Brazil reaped a billion-dollar harvest yesterday with a frantic sale of oil and gas exploration concessions, despite a boycott of the auction by the major multinationals.

The first sale of exploration acreage by Brazil since the discovery of the Tupi field excited keen interest, generating bids worth $1.14 billion (£550 million) for 117 blocks – but the removal of 41 blocks from the auction by the Government kept the heavy-hitters on the sideline.

ExxonMobil, Shell and Chevron had hoped to bid for the 41 blocks, which are located in deep water and in similar geology to Tupi, where Petrobras recently announced reserve estimates of between five and eight billion barrels of oil.

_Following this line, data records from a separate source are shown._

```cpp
template <bool MEDIUM, int BVH, bool COUNT, bool GROUPS = false, int DETACH = 0, bool MONO = false>
__global__ __launch_bounds__(256, BVH == 0 ? ((GROUPS || COUNT || MONO) ? RPT_MIN_WAVES_SCAN_GROUPS : RPT_MIN_WAVES_SCAN) : BVH == 3 ? RPT_MIN_WAVES_SCENE_MESH : BVH == 1 ? (DETACH == 2 ? RPT_MIN_WAVES_STREAM : RPT_MIN_WAVES_MESH) : RPT_MIN_WAVES)
void render_kernel(const RenderArgs a) {
#ifdef RPT_SECT_CLOCKS
    __shared__ unsigned long long sect_lds_[4][56];
    if ((threadIdx.x & 63u) < 56u) sect_lds_[threadIdx.x >> 6][threadIdx.x & 63u] = 0ull;
    uint64_t sect_clk_ = __builtin_amdgcn_s_memtime();
    uint32_t sect_prev_ = 27u;
#endif
    static_assert(DETACH == 0 || (MEDIUM && BVH == 1 && !GROUPS), "detached tree walks: per-mesh-tree kernels in a medium only");
    static_assert(DETACH == 0 || !MONO, "no detached tree walks in scenes with monomial surfaces");
    extern __shared__ uint32_t dyn_lds[];
    const SceneView& sc = a.sc;
    uint32_t* stk = BVH ? (dyn_lds + threadIdx.x) : nullptr;
    const uint32_t stride = 256;

    const float sigma_t = sc.sigma_a + sc.sigma_s;
    const float inv_sigma_t = MEDIUM ? 1.f / sigma_t : 0.f;
    const float albedo_med = MEDIUM ? sc.sigma_s / sigma_t : 0.f;

    Rng rng;
    rng.s0 = rng.s1 = rng.s2 = rng.s3 = 0;
    V ro = mk(0, 0, 0), rd = mk(0, 0, 1);
    V P = mk(0, 0, 0), Q = mk(1, 1, 1), Rc = mk(kInf, kInf, kInf);
    constexpr uint32_t kStackRows = BVH == 1 ? (DETACH ? kDetachStackRows : 21u) : 32u;
    constexpr uint32_t kStateBase = BVH ? kStackRows * 256u : 0u;
    uint32_t* const ls = dyn_lds + kStateBase + threadIdx.x;
    enum { S_SLAB = 0, S_END = 1, S_PIX = 2, S_XN = 3, S_YN = 4, S_S = 5, S_ACC = 6, S_P = 9, S_Q = 12, S_RC = 15, S_ROWS = 18 };
    static_assert(S_RC + 3 == S_ROWS, "the staged tables begin right behind the state rows");
    constexpr uint32_t kTabBase = kStateBase + (BVH == 0 ? uint32_t(S_ROWS) : 5u) * 256u;
    LdsTables tab;
    {
        const F4* const t4 = reinterpret_cast<const F4*>(dyn_lds + kTabBase);
        F4* const w4 = reinterpret_cast<F4*>(dyn_lds + kTabBase);
        const uint32_t nm = sc.n_obj <= kLdsMats ? sc.n_obj : 0u, nl = sc.n_ltris <= kLdsLtris ? sc.n_ltris : 0u;
        for (uint32_t i = threadIdx.x; i < 2u * nm; i += 256u) w4[i] = reinterpret_cast<const F4*>(sc.mats)[i];
        for (uint32_t i = threadIdx.x; i < 6u * nl; i += 256u) w4[2u * kLdsMats + i] = reinterpret_cast<const F4*>(sc.ltris)[i];
        __syncthreads();
        tab.mats = t4; tab.n_mats = nm;
        tab.ltris = t4 + 2u * kLdsMats; tab.n_ltris = nl;
    }
    auto in_lds = [](int k) { return BVH == 0 || k <= S_YN; };
    V acc_r = mk(0, 0, 0);
    uint32_t slab_idx_r = 0, s_r = 0, s_end_r = 0, pix_r = 0;
// ... 87 lines not shown
        const uint32_t n_want = uint32_t(__popcll(__ballot(want)));
        if (n_want != 0u && (n_want >= a.pull_batch || __ballot(alive && !want) == 0ull)) {
            const auto& ka = *kernarg_args<RenderArgs>();
            SECTK(0);
            if (want && have_item) {
                if constexpr (DETACH) {
                    const volatile unsigned long long* av = acc64;
                    reinterpret_cast<float4*>(ka.slab)[ldu(S_SLAB, slab_idx_r)] =
                        make_float4(from_fixed(av[threadIdx.x]), from_fixed(av[256u + threadIdx.x]), from_fixed(av[512u + threadIdx.x]), 0.f);
                } else {
                    reinterpret_cast<float4*>(ka.slab)[ldu(S_SLAB, slab_idx_r)] =
                        make_float4(ldf(S_ACC + 0, acc_r.x), ldf(S_ACC + 1, acc_r.y), ldf(S_ACC + 2, acc_r.z), 0.f);
                }
                have_item = false;
            }
            for (;;) {
                const uint64_t m = __ballot(want);
                if (m == 0) break;
                if (pool_next == pool_end) {
                    unsigned long long base = ~0ull;
                    if (first_batch) {
                        base = (unsigned long long)(blockIdx.x * 4u + (threadIdx.x >> 6)) * 64ull;
                        first_batch = false;
                    } else if (!drained && (threadIdx.x & 63u) == 0) {
                        base = atomicAdd(ka.queue, 64ull);
                    }
                    const uint32_t lo = __builtin_amdgcn_readfirstlane(uint32_t(base));
                    const uint32_t hi = __builtin_amdgcn_readfirstlane(uint32_t(base >> 32));
                    if (hi != 0 || lo >= ka.n_items) {
                        drained = true;
                        if (want) alive = false;
                        break;
                    }
                    pool_next = lo;
                    pool_end = min(lo + 64u, ka.n_items);
                    pool_chunk = lo / ka.n_owned;
                    const uint32_t p0 = lo - pool_chunk * ka.n_owned;
// ... 14 lines not shown
                    if (x < ka.width && y < ka.height) {
                        want = false;
                        have_item = true;
                        item_done = false;
                        stu(S_SLAB, slab_idx_r, item);
                        if constexpr (DETACH) {
                            volatile unsigned long long* av = acc64;
                            av[threadIdx.x] = 0ull; av[256u + threadIdx.x] = 0ull; av[512u + threadIdx.x] = 0ull;
                        } else {
                            stf(S_ACC + 0, acc_r.x, 0.f);
                            stf(S_ACC + 1, acc_r.y, 0.f);
                            stf(S_ACC + 2, acc_r.z, 0.f);
                        }
                        const uint32_t s0 = chunk * ka.chunk_spp;
                        stu(S_S, s_r, s0);
                        stu(S_END, s_end_r, min(s0 + ka.chunk_spp, ka.iterations));
                        stu(S_PIX, pix_r, y * ka.width + x);
                        stf(S_XN, xn_r, pixel_xn(x, ka.width, ka.inv_dim));
                        stf(S_YN, yn_r, pixel_yn(y, ka.height, ka.inv_dim));
                    }
                }
            }
        }
        if (need_path && alive && !item_done && !(DETACH == 2 && uint32_t(__popc(parked_mask)) >= a.stream_contexts)) {
            if (alive) {
                const auto& ka = *kernarg_args<RenderArgs>();
                SECTK(1);
                const uint32_t s = ldu(S_S, s_r);
                rng.seed(ka.seed_mixed, ldu(S_PIX, pix_r), ka.sample_offset + s);
                float dx = rng.range(-ka.inv_dim, ka.inv_dim);
                float dy = rng.range(-ka.inv_dim, ka.inv_dim);
                const CameraG cam = kernarg_load(&ka.cam);
                cast_ray(cam, ldf(S_XN, xn_r) + dx, ldf(S_YN, yn_r) + dy, rng, ro, rd);
                depth = 0;
                if constexpr (BVH == 0) {
                    stv(S_P, P, mk(0, 0, 0));
                    stv(S_Q, Q, mk(1, 1, 1));
                    if (!MEDIUM) stv(S_RC, Rc, mk(kInf, kInf, kInf));
                } else {
                    P = mk(0, 0, 0);
                    Q = mk(1, 1, 1);
                    Rc = mk(kInf, kInf, kInf);
                }
                stu(S_S, s_r, s + 1u);
                item_done = s + 1u >= ldu(S_END, s_end_r);
                need_path = false;
                if (DETACH == 2) { phase = PH_NEW; did_work = true; }
                if (COUNT) c_samples++;
// ... 904 lines not shown
__global__ void debug_bsdf_kernel(const Material m, uint64_t n, const float* nrm, const float* wo, const float* wi,
                                  float* out) {
    uint64_t i = uint64_t(blockIdx.x) * blockDim.x + threadIdx.x;
    if (i >= n) return;
    V f = bsdf(mat_from(m), mk(nrm[3 * i], nrm[3 * i + 1], nrm[3 * i + 2]), mk(wo[3 * i], wo[3 * i + 1], wo[3 * i + 2]),
               mk(wi[3 * i], wi[3 * i + 1], wi[3 * i + 2]));
    out[3 * i] = f.x; out[3 * i + 1] = f.y; out[3 * i + 2] = f.z;
}
__global__ void debug_camera_kernel(const CameraG cam, uint32_t w, uint32_t h, float inv_dim, uint64_t seed_mixed, uint32_t sample,
                                    float* o, float* d, uint32_t* next_word) {
    uint32_t i = blockIdx.x * blockDim.x + threadIdx.x;
    if (i >= w * h) return;
    uint32_t x = i % w, y = i / w;
    float xn = pixel_xn(x, w, inv_dim);
    float yn = pixel_yn(y, h, inv_dim);
    Rng r;
    r.seed(seed_mixed, i, sample);
    float dx = r.range(-inv_dim, inv_dim);
    float dy = r.range(-inv_dim, inv_dim);
    V ro, rd;
    cast_ray(cam, xn + dx, yn + dy, r, ro, rd);
    o[3 * i] = ro.x; o[3 * i + 1] = ro.y; o[3 * i + 2] = ro.z;
    d[3 * i] = rd.x; d[3 * i + 1] = rd.y; d[3 * i + 2] = rd.z;
    if (next_word) next_word[i] = r.next();
}
template <bool GROUPS>
__global__ __launch_bounds__(256) void debug_light_sample_kernel(const SceneView sc, const LightSampleArgs q) {
    __shared__ F4 lds_ltris[6u * kLdsLtris];
    LdsTables tab;
    {
        const uint32_t nl = sc.n_ltris <= kLdsLtris ? sc.n_ltris : 0u;
        for (uint32_t i = threadIdx.x; i < 6u * nl; i += 256u) lds_ltris[i] = reinterpret_cast<const F4*>(sc.ltris)[i];
        __syncthreads();
        tab.ltris = lds_ltris; tab.n_ltris = nl;
    }
    const uint64_t i = uint64_t(blockIdx.x) * 256u + threadIdx.x;
    if (i >= q.n) return;
    const Light L = uload(&sc.lights[q.light]);
    const V pos = mk(q.pos[3 * i], q.pos[3 * i + 1], q.pos[3 * i + 2]);
// ... 58 lines not shown
    if (i >= q.n) return;
    Rng r;
    r.seed(q.seed_mixed, uint32_t(i), 0);
    V wi = mk(0.f, 0.f, 0.f), k = mk(0.f, 0.f, 0.f);
    const bool go = stage_bounce<MEDIUM, false>(a, q.albedo_med, mk(q.rd[3 * i], q.rd[3 * i + 1], q.rd[3 * i + 2]), q.depth,
                                                MEDIUM && q.medium_event != 0u, mk(q.nrm[3 * i], q.nrm[3 * i + 1], q.nrm[3 * i + 2]),
                                                mk(q.mcol[0], q.mcol[1], q.mcol[2]), mat_from(q.m), r, wi, k);
    q.flag[i] = go ? 1 : 0;
    q.wi[3 * i] = wi.x; q.wi[3 * i + 1] = wi.y; q.wi[3 * i + 2] = wi.z;
    q.k[3 * i] = k.x; q.k[3 * i + 1] = k.y; q.k[3 * i + 2] = k.z;
    q.next_word[i] = r.next();
}

static constexpr size_t kStackBytes = 32u * 256u * sizeof(uint32_t);
static constexpr size_t kTabBytes = (2u * 32u + 6u * 8u) * 16u;
static constexpr size_t kStateBytes = 18u * 256u * sizeof(uint32_t) + kTabBytes;
static constexpr size_t kStateBytesBvh = 5u * 256u * sizeof(uint32_t) + kTabBytes;
static constexpr size_t kMeshTreeBytes = (21u + 5u) * 256u * sizeof(uint32_t) + kTabBytes;
static constexpr size_t kDetachBytes = kDetachDwords * sizeof(uint32_t);
static_assert(kTabBytes == kTabDwords * 4u, "one table layout");

template <bool M, int B, bool C>
static hipError_t launch_render_t(const RenderArgs& a, int n_blocks, hipStream_t stream) {
    const size_t lds = B == 1 ? kMeshTreeBytes : B ? kStackBytes + kStateBytesBvh : kStateBytes;
    if (a.sc.n_mono) {
        if (a.sc.n_lparts) hipLaunchKernelGGL((render_kernel<M, B, false, true, 0, true>), dim3(n_blocks), dim3(256), lds, stream, a);
        else hipLaunchKernelGGL((render_kernel<M, B, false, false, 0, true>), dim3(n_blocks), dim3(256), lds, stream, a);
        return hipGetLastError();
    }
    if constexpr (M && B == 1) {
#ifdef RPT_EXPERIMENTS
// ... 99 lines not shown
    hipLaunchKernelGGL(debug_sample_f_kernel, dim3(uint32_t((n + 255) / 256)), dim3(256), 0, s, m, n, d_n, d_wo, seed_mixed,
                       d_wi, d_pdf, d_some);
    return hipGetLastError();
}
hipError_t launch_debug_bsdf(const Material& m, uint64_t n, const float* d_n, const float* d_wo, const float* d_wi,
                             float* d_out, hipStream_t s) {
    hipLaunchKernelGGL(debug_bsdf_kernel, dim3(uint32_t((n + 255) / 256)), dim3(256), 0, s, m, n, d_n, d_wo, d_wi, d_out);
    return hipGetLastError();
}
hipError_t launch_debug_camera_sample(const CameraG& cam, uint32_t w, uint32_t h, float inv_dim, uint64_t seed_mixed, uint32_t sample,
                                      float* d_o, float* d_d, uint32_t* d_next_word, hipStream_t s) {
    hipLaunchKernelGGL(debug_camera_kernel, dim3((w * h + 255) / 256), dim3(256), 0, s, cam, w, h, inv_dim, seed_mixed, sample, d_o, d_d,
                       d_next_word);
    return hipGetLastError();
}
hipError_t launch_debug_light_sample(const SceneView& sc, const LightSampleArgs& q, hipStream_t s) {
    const dim3 grid(uint32_t((q.n + 255) / 256));
    if (sc.n_lparts) hipLaunchKernelGGL(debug_light_sample_kernel<true>, grid, dim3(256), 0, s, sc, q);
    else hipLaunchKernelGGL(debug_light_sample_kernel<false>, grid, dim3(256), 0, s, sc, q);
    return hipGetLastError();
}
hipError_t launch_debug_env_color(const SceneView& sc, uint64_t n, const float* d_dirs, float* d_rgb, hipStream_t s) {
    hipLaunchKernelGGL(debug_env_color_kernel, dim3(uint32_t((n + 255) / 256)), dim3(256), 0, s, sc, n, d_dirs, d_rgb);
    return hipGetLastError();
}
hipError_t launch_debug_medium_distance(const SceneView& sc, uint64_t n, uint64_t seed_mixed, float* d_dmed, float* d_limit,
                                        hipStream_t s) {
    hipLaunchKernelGGL(debug_medium_distance_kernel, dim3(uint32_t((n + 255) / 256)), dim3(256), 0, s, sc, n, seed_mixed, d_dmed, d_limit);
    return hipGetLastError();
}
// ... 21 lines not shown
```

rpt_amd/csrc/rpt_capi.cpp:

```cpp
#include <hip/hip_runtime_api.h>

#include <algorithm>
#include <cfloat>
#include <cmath>
#include <cstdio>
#include <cstring>
#include <functional>
#include <limits>
#include <memory>
#include <mutex>
#include <string>
#include <unordered_map>
#include <vector>

#include "../../include/rpt_hip.h"
#include "host_internal.h"
#include "kernels.h"
#include "f64_layout.h"

using namespace rptg;
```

The Government decided to hold back the most valuable acreage but still secured almost double the revenues compared to the last auction in 2005. Had the deep water blocks been offered in the auction, Brazil’s National Petroleum Agency had expected to generate between $4 billion and $5 billion in revenues.

The biggest winner in the auction was OGX Petróleo e Gas Participacoe, a new venture led by Eike Batista, a Brazilian mining entrepreneur. OGX outbid Petrobras in the most sought-after acreage in the Campos Basin. Most of Brazil’s existing oil output comes from the Campos Basin, offshore of Rio de Janeiro, but the Tupi find is in deeper water and has more difficult geology.

Brazil produces two million barrels per day of crude oil, but the Tupi find will increase dramatically the country’s oil output, transforming Petrobras into one of the world’s major oil companies. Brazil is expected this year to become a net oil exporter and the Tupi field alone will add the equivalent of the entire remaining reserves of the North Sea to the country’s hydrocarbon assets. By 2015, Tupi alone could be producing one million barrels a day.

Story by Carl Mortished, World Business Editor from The Times

The Times 29 11 07

Copyright© 2007 Petroleumworld. All rights reserved.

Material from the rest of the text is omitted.